* What the task requires *
Within the entries below, how many lines carry the word "need"? State the number and stop.

↓↓↓

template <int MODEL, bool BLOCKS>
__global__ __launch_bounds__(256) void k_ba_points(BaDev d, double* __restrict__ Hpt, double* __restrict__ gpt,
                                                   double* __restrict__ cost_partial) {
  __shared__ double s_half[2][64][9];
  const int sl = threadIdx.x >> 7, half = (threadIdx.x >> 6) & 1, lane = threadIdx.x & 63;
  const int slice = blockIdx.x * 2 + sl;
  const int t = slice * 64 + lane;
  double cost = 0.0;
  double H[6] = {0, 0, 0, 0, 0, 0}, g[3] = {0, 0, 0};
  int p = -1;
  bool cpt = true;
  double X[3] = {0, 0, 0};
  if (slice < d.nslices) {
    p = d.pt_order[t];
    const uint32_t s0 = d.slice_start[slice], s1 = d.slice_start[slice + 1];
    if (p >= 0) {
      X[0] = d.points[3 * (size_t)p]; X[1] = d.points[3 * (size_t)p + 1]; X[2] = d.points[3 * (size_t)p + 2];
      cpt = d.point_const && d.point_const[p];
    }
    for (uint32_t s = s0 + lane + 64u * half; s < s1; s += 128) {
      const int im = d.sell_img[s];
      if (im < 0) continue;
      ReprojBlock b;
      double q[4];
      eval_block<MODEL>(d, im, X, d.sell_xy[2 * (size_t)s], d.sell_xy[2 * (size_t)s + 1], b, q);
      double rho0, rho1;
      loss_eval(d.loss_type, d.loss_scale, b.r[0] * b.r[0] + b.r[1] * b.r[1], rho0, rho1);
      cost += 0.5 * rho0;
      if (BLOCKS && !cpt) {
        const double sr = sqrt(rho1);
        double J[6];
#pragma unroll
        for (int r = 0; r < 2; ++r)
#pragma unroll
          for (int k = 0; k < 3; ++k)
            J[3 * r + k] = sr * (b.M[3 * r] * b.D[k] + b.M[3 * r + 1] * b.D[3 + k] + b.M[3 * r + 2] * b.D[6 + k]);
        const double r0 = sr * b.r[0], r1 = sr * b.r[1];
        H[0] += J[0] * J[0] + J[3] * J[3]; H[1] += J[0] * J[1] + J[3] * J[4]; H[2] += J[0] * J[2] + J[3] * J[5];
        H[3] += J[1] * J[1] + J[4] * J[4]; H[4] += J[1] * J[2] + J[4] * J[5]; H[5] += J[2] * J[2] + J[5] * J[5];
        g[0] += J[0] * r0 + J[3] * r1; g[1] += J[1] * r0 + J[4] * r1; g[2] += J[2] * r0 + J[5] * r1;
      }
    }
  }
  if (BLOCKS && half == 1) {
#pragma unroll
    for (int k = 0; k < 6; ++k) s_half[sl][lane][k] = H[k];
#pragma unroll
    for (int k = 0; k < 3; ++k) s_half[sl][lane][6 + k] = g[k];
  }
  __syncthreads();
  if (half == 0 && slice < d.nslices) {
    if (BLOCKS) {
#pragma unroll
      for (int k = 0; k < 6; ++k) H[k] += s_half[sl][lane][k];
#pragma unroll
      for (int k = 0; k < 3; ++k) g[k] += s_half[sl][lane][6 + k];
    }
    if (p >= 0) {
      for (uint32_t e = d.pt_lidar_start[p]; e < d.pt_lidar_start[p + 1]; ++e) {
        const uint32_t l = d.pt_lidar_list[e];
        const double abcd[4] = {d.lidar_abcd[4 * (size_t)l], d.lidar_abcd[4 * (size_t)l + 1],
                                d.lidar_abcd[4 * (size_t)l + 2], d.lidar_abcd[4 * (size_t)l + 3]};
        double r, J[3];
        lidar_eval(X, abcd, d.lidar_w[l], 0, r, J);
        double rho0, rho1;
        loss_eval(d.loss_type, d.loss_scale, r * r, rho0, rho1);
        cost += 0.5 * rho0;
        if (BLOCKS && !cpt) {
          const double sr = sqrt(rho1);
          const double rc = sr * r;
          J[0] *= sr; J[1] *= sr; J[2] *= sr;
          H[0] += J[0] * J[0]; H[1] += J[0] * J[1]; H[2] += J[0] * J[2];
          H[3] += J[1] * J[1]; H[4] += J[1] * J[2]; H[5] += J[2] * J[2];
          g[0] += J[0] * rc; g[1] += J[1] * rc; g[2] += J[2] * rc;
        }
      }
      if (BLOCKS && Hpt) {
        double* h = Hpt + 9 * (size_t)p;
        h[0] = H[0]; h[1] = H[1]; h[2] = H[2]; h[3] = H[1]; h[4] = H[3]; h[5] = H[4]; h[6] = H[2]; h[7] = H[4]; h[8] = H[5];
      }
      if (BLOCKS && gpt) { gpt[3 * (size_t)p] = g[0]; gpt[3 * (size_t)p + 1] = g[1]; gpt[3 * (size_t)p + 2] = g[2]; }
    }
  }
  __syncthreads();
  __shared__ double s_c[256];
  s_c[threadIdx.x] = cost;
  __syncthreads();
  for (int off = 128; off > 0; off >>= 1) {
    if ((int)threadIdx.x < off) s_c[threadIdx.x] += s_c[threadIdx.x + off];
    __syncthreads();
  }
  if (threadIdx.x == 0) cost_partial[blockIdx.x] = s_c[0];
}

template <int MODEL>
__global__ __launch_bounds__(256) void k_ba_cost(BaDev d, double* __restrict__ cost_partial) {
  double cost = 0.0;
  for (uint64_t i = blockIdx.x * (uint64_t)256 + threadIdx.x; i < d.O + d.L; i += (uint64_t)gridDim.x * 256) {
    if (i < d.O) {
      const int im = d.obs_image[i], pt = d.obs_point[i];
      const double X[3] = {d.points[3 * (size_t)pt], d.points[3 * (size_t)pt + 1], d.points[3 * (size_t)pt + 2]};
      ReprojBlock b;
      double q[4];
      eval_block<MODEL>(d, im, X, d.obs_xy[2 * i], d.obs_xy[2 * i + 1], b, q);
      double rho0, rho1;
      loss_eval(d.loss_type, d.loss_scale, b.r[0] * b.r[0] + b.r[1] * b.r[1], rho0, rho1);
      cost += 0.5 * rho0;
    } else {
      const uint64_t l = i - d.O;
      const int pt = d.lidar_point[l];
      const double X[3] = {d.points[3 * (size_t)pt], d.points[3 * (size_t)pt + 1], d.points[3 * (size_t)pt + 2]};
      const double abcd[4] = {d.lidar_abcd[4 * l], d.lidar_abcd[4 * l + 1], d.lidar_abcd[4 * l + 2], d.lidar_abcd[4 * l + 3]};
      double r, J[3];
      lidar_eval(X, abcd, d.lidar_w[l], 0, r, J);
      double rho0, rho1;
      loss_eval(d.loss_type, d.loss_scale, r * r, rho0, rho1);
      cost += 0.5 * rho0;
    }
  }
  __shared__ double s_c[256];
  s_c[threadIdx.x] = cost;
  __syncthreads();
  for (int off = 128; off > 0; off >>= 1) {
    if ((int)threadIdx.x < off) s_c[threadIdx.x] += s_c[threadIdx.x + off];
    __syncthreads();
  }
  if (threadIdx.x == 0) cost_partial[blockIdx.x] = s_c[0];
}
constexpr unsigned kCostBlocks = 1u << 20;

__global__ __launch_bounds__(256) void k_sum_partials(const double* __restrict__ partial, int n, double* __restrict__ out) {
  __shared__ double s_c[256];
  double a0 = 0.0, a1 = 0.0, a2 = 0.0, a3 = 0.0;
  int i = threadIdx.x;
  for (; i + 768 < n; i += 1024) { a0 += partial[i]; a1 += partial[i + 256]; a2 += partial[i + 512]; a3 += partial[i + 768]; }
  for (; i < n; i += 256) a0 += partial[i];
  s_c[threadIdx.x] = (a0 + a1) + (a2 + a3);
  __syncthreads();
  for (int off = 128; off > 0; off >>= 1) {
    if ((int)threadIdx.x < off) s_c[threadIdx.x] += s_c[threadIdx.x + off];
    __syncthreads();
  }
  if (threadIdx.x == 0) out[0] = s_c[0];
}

↑↑↑
↓↓↓

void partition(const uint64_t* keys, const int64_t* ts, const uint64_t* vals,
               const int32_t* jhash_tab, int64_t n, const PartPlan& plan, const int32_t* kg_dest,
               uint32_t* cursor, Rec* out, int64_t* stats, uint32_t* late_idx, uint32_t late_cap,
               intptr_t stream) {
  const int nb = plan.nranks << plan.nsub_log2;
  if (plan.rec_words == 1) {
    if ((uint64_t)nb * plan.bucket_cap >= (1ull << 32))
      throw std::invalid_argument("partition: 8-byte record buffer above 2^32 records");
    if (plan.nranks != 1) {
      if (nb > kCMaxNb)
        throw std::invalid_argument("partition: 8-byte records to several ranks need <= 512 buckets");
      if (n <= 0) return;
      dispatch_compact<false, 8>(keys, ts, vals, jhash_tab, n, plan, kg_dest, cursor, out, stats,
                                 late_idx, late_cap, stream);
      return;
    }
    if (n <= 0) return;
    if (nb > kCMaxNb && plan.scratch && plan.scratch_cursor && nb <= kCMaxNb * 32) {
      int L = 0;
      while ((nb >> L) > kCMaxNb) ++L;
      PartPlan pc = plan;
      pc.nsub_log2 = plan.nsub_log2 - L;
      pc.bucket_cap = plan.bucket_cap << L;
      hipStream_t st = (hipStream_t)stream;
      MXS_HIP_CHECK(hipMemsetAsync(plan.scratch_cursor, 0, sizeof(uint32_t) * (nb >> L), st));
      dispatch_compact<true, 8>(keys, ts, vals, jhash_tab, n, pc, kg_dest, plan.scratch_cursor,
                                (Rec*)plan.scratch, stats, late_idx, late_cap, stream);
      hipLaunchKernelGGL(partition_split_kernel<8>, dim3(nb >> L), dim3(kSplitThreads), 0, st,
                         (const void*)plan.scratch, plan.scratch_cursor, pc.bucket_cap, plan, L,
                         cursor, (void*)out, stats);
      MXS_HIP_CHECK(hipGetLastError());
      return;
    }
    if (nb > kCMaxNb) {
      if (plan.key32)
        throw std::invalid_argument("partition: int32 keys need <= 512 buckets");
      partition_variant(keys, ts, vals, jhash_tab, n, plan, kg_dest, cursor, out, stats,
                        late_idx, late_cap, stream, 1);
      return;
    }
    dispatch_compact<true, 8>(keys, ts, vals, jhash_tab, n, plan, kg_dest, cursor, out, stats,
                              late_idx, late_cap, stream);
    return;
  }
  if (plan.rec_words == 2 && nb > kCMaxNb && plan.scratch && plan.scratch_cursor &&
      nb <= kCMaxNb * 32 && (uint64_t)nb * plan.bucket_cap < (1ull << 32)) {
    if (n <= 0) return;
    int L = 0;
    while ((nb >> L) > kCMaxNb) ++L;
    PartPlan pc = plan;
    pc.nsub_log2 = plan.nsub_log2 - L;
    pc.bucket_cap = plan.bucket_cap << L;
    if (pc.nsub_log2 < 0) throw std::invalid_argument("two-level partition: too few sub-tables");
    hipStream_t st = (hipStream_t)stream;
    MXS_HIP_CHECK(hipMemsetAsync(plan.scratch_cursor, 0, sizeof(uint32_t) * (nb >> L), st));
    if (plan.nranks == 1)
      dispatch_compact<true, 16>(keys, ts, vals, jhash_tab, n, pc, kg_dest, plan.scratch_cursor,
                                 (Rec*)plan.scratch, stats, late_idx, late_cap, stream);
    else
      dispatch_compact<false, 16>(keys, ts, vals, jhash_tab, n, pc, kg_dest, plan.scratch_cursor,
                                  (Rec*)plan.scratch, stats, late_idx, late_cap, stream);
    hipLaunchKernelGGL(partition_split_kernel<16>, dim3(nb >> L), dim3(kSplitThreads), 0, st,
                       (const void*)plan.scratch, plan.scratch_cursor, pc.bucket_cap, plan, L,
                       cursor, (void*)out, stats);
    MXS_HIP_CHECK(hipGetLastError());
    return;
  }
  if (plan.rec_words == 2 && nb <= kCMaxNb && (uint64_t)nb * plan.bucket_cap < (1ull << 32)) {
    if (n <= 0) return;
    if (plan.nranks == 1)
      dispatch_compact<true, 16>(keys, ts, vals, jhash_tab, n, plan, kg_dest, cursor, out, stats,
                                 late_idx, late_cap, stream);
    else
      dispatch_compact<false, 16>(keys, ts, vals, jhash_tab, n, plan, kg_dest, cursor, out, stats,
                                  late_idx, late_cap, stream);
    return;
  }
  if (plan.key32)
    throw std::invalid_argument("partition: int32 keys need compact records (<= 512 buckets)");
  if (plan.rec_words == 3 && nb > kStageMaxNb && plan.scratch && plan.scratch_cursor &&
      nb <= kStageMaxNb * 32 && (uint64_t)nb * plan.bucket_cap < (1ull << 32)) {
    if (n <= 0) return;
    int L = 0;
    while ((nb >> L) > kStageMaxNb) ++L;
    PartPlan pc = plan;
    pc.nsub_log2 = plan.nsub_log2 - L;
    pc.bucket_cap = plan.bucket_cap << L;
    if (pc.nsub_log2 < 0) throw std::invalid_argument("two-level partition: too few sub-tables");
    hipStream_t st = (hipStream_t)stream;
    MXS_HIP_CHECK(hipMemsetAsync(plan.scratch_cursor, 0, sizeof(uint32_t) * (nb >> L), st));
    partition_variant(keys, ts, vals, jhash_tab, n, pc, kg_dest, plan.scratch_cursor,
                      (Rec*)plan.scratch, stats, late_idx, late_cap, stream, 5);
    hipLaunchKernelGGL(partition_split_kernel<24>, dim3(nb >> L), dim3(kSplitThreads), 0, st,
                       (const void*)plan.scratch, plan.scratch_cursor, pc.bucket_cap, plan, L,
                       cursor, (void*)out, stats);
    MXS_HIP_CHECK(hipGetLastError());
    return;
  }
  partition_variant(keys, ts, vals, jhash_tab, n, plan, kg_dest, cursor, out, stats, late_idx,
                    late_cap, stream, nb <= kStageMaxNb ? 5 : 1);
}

↑↑↑

* Output for this exercise *
3